Filter the entries beneath this task, copying only the lines that hold the word "nchunk".

(Beginning of EXTRACTED RECORDS)

@@ -85,7 +87,7 @@
 constexpr bool same_plan(const KernelPlan& a, const KernelPlan& b) {
   return a.in_range == b.in_range && a.valid == b.valid && a.variant == b.variant && a.lat == b.lat &&
          a.lat_stamps == b.lat_stamps && a.lat_variant == b.lat_variant && a.lds_only == b.lds_only && a.all_wide == b.all_wide &&
-         a.all_dd == b.all_dd && a.refine == b.refine && a.wide_r05a == b.wide_r05a && a.contract2 == b.contract2 &&
+         a.all_dd == b.all_dd && a.refine == b.refine && a.wide_r05a == b.wide_r05a && a.fuse_tail == b.fuse_tail && a.contract2 == b.contract2 &&
          a.rsep == b.rsep && a.contract2_waves == b.contract2_waves && a.epoch_multi == b.epoch_multi &&
          a.fixed_gram_dd == b.fixed_gram_dd && a.stage_spectra == b.stage_spectra && a.compact_spectra == b.compact_spectra &&
          a.minv_reg == b.minv_reg &&
@@ -112,6 +114,9 @@
 static_assert(plan_for(14, true).valid && !plan_for(14, true).compact_spectra && plan_for(14, true).stage_spectra &&
                   plan_for(19, true).compact_spectra && !plan_for(14, false).valid,
               "mode 14 turns off the fixed-form prologue alone, in the dev library");
+static_assert(plan_for(13, true).valid && !plan_for(13, true).fuse_tail && !plan_for(13, true).lat && !plan_for(13, false).valid &&
+                  plan_for(2, true).fuse_tail,
+              "mode 13 is mode 2 with the separate failure scan and the memsets, in the dev library");
 static_assert(!plan_for(-1, true).valid && !plan_for(3, true).valid && !plan_for(18, true).valid &&
                   !plan_for(20, true).valid && !plan_for(KERNEL_MODE_MAX + 1, true).valid,
               "a mode outside the lists is invalid");
diff --git a/enterprise_warp_amd/csrc/ewarp_route.h b/enterprise_warp_amd/csrc/ewarp_route.h
--- a/enterprise_warp_amd/csrc/ewarp_route.h
+++ b/enterprise_warp_amd/csrc/ewarp_route.h
@@ -59,6 +59,11 @@
 
 constexpr bool refine_lists_all(Source src, int nb, const KernelPlan& plan) {
   return plan.all_dd && src == Source::Varying && nb <= BIG_NB_MAX;
+}
+
+constexpr bool refine_listed_by_launch(Source src, int nb, bool bgroups, const KernelPlan& plan, bool corr, bool osmode) {
+  return refine_after(src, nb, bgroups, plan, corr, osmode) && plan.fuse_tail && src == Source::FixedRun &&
+         route_for(plan, corr, osmode, nb, true) == Route::Register && !refine_lists_all(src, nb, plan);
 }
 
 namespace route_check {
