# daisy9542/yolo-puncture

Hardware: AMD Instinct MI355X
Metric: images/sec (higher is better)
Workload: dtype bf16

## Files before the change

### include/yolop.h

```cpp
#ifndef YOLOP_H
#define YOLOP_H

#include <stddef.h>
#include <stdint.h>

#ifdef __cplusplus
extern "C" {
#endif

#define YP_OK 0
#define YP_ERR_ARG -1
#define YP_ERR_STATE -2
#define YP_ERR_HIP -3
#define YP_ERR_WEIGHT -4

#define YP_BF16 0
#define YP_F32 1

#define YP_TASK_DETECT 0
#define YP_TASK_SEGMENT 1

#define YP_NM 32
#define YP_MAX_MASKS 480
#define YP_MAX_DET 512
// ... 120 lines not shown
int yp_profile(yp_engine* e, const uint8_t* in_dev, int B, int H, int W, float* det_out, int32_t* idx_out,
               float* coeff_out, float* ms_out, int iters, void* stream);

int yp_set_nms(yp_engine* e, float conf, float iou);

int yp_set_attention_form(yp_engine* e, int form);

int yp_set_autotune(yp_engine* e, int enable);

int yp_tuning_export(const yp_engine* e, int32_t* cfg_out, int cap);
int yp_tuning_import(yp_engine* e, int B, int H, int W, const int32_t* cfg, int n);

int yp_debug_force_conv_cfg(int cfg);
int yp_debug_op_cfg(const yp_engine* e, int i, int* cfg);
int yp_debug_last_store_form(void);
int yp_debug_max_workgroups(int n);
int yp_debug_conv_families(int* base, int* num_cfgs, int cap);
int yp_debug_ablation(int v);
int yp_debug_head_clocks(uint64_t* out8);
int yp_debug_attention(const void* qkv_dev, void* o_dev, int dtype, int B, int N, int nh, int kd, int hd, int q_stride, int q_coff, int o_stride,
                       int o_coff, int wgs, int* kernel_out, void* stream);
int yp_debug_attention_form(const void* qkv_dev, void* o_dev, int dtype, int B, int N, int nh, int kd, int hd, int q_stride, int q_coff, int o_stride,
                            int o_coff, int wgs, int form, int* kernel_out, void* stream);
int yp_debug_topk_anchors(const uint32_t* const mk_dev[3], int B, const int hw[3][2], int k, int32_t* sel_out_dev, uint32_t* thr_out_dev, void* stream);
int yp_debug_head_branch_clocks(uint64_t* out8);
int yp_debug_head_winners(yp_engine* e, int32_t* sel_host, float* box_host, float* coeff_host);
int yp_debug_contour_clocks(uint64_t* out12);
int yp_debug_pwsp_clocks(uint64_t* out32);

int yp_tuning_source(const yp_engine* e);

int yp_debug_host_selftest(yp_engine* e);
int yp_debug_graph_info(const yp_engine* e, int64_t* out6);
int yp_debug_head_positions(yp_engine* e, int64_t* out6);
int yp_debug_marker(void* stream);

int yp_set_graph(yp_engine* e, int enable);

#ifdef __cplusplus
}
#endif
#endif
```

### yolo-puncture_amd/csrc/common.h

```cpp
#pragma once
#include <hip/hip_runtime.h>
#include <stdint.h>
#include <atomic>
#include <cstdlib>
#include <string>
#include <vector>

namespace yp {

enum DType { DT_BF16 = 0, DT_F32 = 1 };
enum Act { ACT_NONE = 0, ACT_SILU = 1, ACT_RELU = 2 };

enum OpKind {
    OP_STEM = 0,
    OP_CONV = 1,
    OP_DWCONV = 2,
    OP_POOL5 = 3,
    OP_UPSAMPLE = 4,
    OP_ATTN = 5,
    OP_HEAD = 6,
    OP_CONVT = 7,
    OP_AMAX = 9,
    OP_POOL3 = 8,
};
// ... 251 lines not shown
int conv_dma_requested_cfg(const ConvParams& p);
int conv_launch_cfg(const ConvParams& p, int dtype);
void conv_dma_force_cfg(int cfg);
int conv_dma_forced_cfg();
void conv_set_debug_ablation(int v);
int conv_debug_ablation();
bool tile_balance_enabled(int family);

struct ConvFamily {
    int base, num_cfgs;
    bool (*valid)(const ConvParams& p, int c);
    std::string (*symbol)(const ConvParams& p, int c);
    hipError_t (*launch)(const ConvParams& p, int c, hipStream_t st);
    bool two_source;
    const char* tune_env;
    bool opt_in;
};
inline const char* res_f32_args(const ConvParams& p) { return p.out_f32 ? ",false,true" : p.res ? ",true,false" : ",false,false"; }
extern const ConvFamily conv_dma_family, conv_halo_family, conv_halo_p_family, conv_dma_p_family, conv_dma_lc_family, conv_halo_s2_family,
    conv_tile1_family, conv_wreg_family, conv_pxd_family, conv_ks_family, conv_wres_family, conv_wrs_family;
constexpr int kNumConvFamilies = 12;
extern const ConvFamily* const kConvFamilies[kNumConvFamilies];
int conv_halo_s2_pw_cfg(const ConvParams& p);
hipError_t launch_dwconv(const DwParams& p, int dtype, hipStream_t st);
std::string dwconv_kernel_name(const DwParams& p, int dtype);
hipError_t launch_stem(const StemParams& p, int dtype, hipStream_t st);
std::string stem_kernel_name(const StemParams& p, int dtype);
hipError_t launch_pool5(const PoolParams& p, int dtype, hipStream_t st);
hipError_t launch_sppf_pool3(const PoolParams& p, int dtype, hipStream_t st);
bool sppf_pool3_fits(const PoolParams& p, int dtype);
bool dwconv_mfma_valid(const DwParams& p, int dtype);
hipError_t launch_dwconv_mfma(const DwParams& p, hipStream_t st);
const char* dwconv_mfma_kernel_name(const DwParams& p);
hipError_t launch_upsample(const UpParams& p, int dtype, hipStream_t st);
enum AttnForm { ATTN_FORM_AUTO = 0, ATTN_FORM_STREAM = 1, ATTN_FORM_STREAM_WIDE = 3 };
inline bool attn_form_valid(int form) { return form == ATTN_FORM_AUTO || form == ATTN_FORM_STREAM || form == ATTN_FORM_STREAM_WIDE; }
constexpr int ATTN_RESIDENT_TOKENS = 400;
hipError_t launch_attention(const AttnParams& p, int dtype, hipStream_t st, int wgs = 0, int* kernel_out = nullptr, int form = ATTN_FORM_AUTO);
bool attention_fits(const AttnParams& p, int dtype, int* max_tokens, int form = ATTN_FORM_AUTO);
bool attention_takes_stream(const AttnParams& p, int dtype, int form);
bool attention_takes_stream_wide(const AttnParams& p, int dtype, int form);
bool attention_stream_scope(const AttnParams& p, int dtype);
void attention_stream_split(int B, int N, int nh, int wgs, int* nsplit_out, int* gpw_out);
hipError_t launch_attention_stream(const AttnParams& p, hipStream_t st, int wgs);
bool attention_stream_wide_scope(const AttnParams& p, int dtype);
hipError_t launch_attention_stream_wide(const AttnParams& p, hipStream_t st, int wgs);
// ... 118 lines not shown
```

### yolo-puncture_amd/csrc/conv_halo_s2.hip

```cpp
#include "common.h"

namespace yp {

template <int FM, int FN, int WGM, int WGN, int NSH, bool HAS_RES, bool OUT_F32, bool PW2>
__global__ __launch_bounds__(WGM * WGN * 64) void conv_halo_s2_kernel(const ConvParams p, const int tiles_h, const int tiles_w,
                                                                    const int ntiles, const int G) {
    constexpr int NW = WGM * WGN;
    constexpr int TH = WGM * FM, BN = WGN * FN * 16;
    constexpr int HR = 2 * TH + 1;
    constexpr int HP = HR * 33;
    constexpr int H_INSTR = (HP * 4 + 63) / 64;
    constexpr int LH = (H_INSTR + NW - 1) / NW;
    constexpr int HB = H_INSTR * 1024;
    constexpr int S = FM * FN;
    static_assert(NSH == 3, "wait selection below is written for a 3-slot ring");
    static_assert((NSH - 2) * LH + 2 * S < 64, "vmcnt immediate");

    extern __shared__ __attribute__((aligned(1024))) unsigned char smem[];
    unsigned char* const Hs = smem;
    unsigned char* const dump = smem + NSH * HB;
    unsigned char* const Wres = dump + 1024;

    const int tid = threadIdx.x, lane = tid & 63;
    const int wave = __builtin_amdgcn_readfirstlane(tid >> 6);
    const int wm = wave % WGM, wn = wave / WGM;
    const int fr = lane & 15, fc = lane >> 4;
    const int nchunk = p.Cin >> 5;

    const int bid = xcd_remap(blockIdx.x, gridDim.x);
    const int nt = bid % ntiles, j0 = bid / ntiles;
    const int n0 = nt * BN;
    const int B = p.M / (p.Ho * p.Wo);
    const int num_tiles = B * tiles_h * tiles_w;

    const __amdgpu_buffer_rsrc_t xrs = __builtin_amdgcn_make_buffer_rsrc((void*)p.x, 0, (int)p.x_bytes, 0x00020000);
    const __amdgpu_buffer_rsrc_t wrs = __builtin_amdgcn_make_buffer_rsrc((void*)p.w, 0, (int)p.w_bytes, 0x00020000);
    const __amdgpu_buffer_rsrc_t yrs = __builtin_amdgcn_make_buffer_rsrc((void*)p.y, 0, (int)p.y_bytes, 0x00020000);

    float bias[FN][4];
#pragma unroll
    for (int a = 0; a < FN; ++a) {
        const int co = n0 + wn * (FN * 16) + a * 16 + fc * 4;
#pragma unroll
        for (int r = 0; r < 4; ++r) bias[a][r] = (co + r < p.Cout) ? p.bias[co + r] : 0.f;
    }

    {
        const int rows = 9 * nchunk * BN;
        const int ninstr = rows >> 4;
        for (int ii = wave; ii < ninstr; ii += NW) {
            const int s = ii * 64 + lane;
            const int rg = s >> 2, pc = s & 3;
            const int c8 = pc ^ cswz64(rg);
            const int n = rg % BN, q = rg / BN;
            const int tap = q % 9, ch = q / 9;
            const unsigned voff = (unsigned)(((n0 + n) * p.Kpad + tap * p.Cin + ch * 32 + c8 * 8) * 2);
            __builtin_amdgcn_raw_ptr_buffer_load_lds(wrs, (lds_void*)(Wres + ii * 1024), 16, voff, 0, 0, 0);
        }
    }

    unsigned char* const W2s = Wres + (size_t)9 * nchunk * BN * 64;
    float bias2[FN][4];
    if (PW2) {
        static_assert(!PW2 || BN == 64, "the fused trailing 1x1 is written for a 64-wide intermediate and output");
        const __amdgpu_buffer_rsrc_t w2rs = __builtin_amdgcn_make_buffer_rsrc((void*)p.w2, 0, (int)p.w2_bytes, 0x00020000);
        for (int ii = wave; ii < BN * 8 / 64; ii += NW) {
            const int s = ii * 64 + lane;
            const int row = s >> 3, pc = s & 7;
            const int c8 = pc ^ ((row >> 1) & 7);
            const unsigned voff = (unsigned)((row * p.Kpad2 + c8 * 8) * 2);
            __builtin_amdgcn_raw_ptr_buffer_load_lds(w2rs, (lds_void*)(W2s + ii * 1024), 16, voff, 0, 0, 0);
        }
#pragma unroll
        for (int a = 0; a < FN; ++a) {
            const int co = wn * (FN * 16) + a * 16 + fc * 4;
#pragma unroll
            for (int r = 0; r < 4; ++r) bias2[a][r] = (co + r < p.C2) ? p.bias2[co + r] : 0.f;
        }
    }

    unsigned hconst[LH];
// ... 30 lines not shown
        it_slot = (it_slot + 1 == NSH) ? 0 : it_slot + 1;
        if (++it_c == nchunk) {
            it_c = 0;
            it_tile += G;
            set_tile(it_tile);
        }
    };
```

(End of EXTRACTED RECORDS)

* [SOLUTION FOR THIS PROBLEM]:
    const int nchunk = p.Cin >> 5;
        const int rows = 9 * nchunk * BN;
    unsigned char* const W2s = Wres + (size_t)9 * nchunk * BN * 64;
        if (++it_c == nchunk) {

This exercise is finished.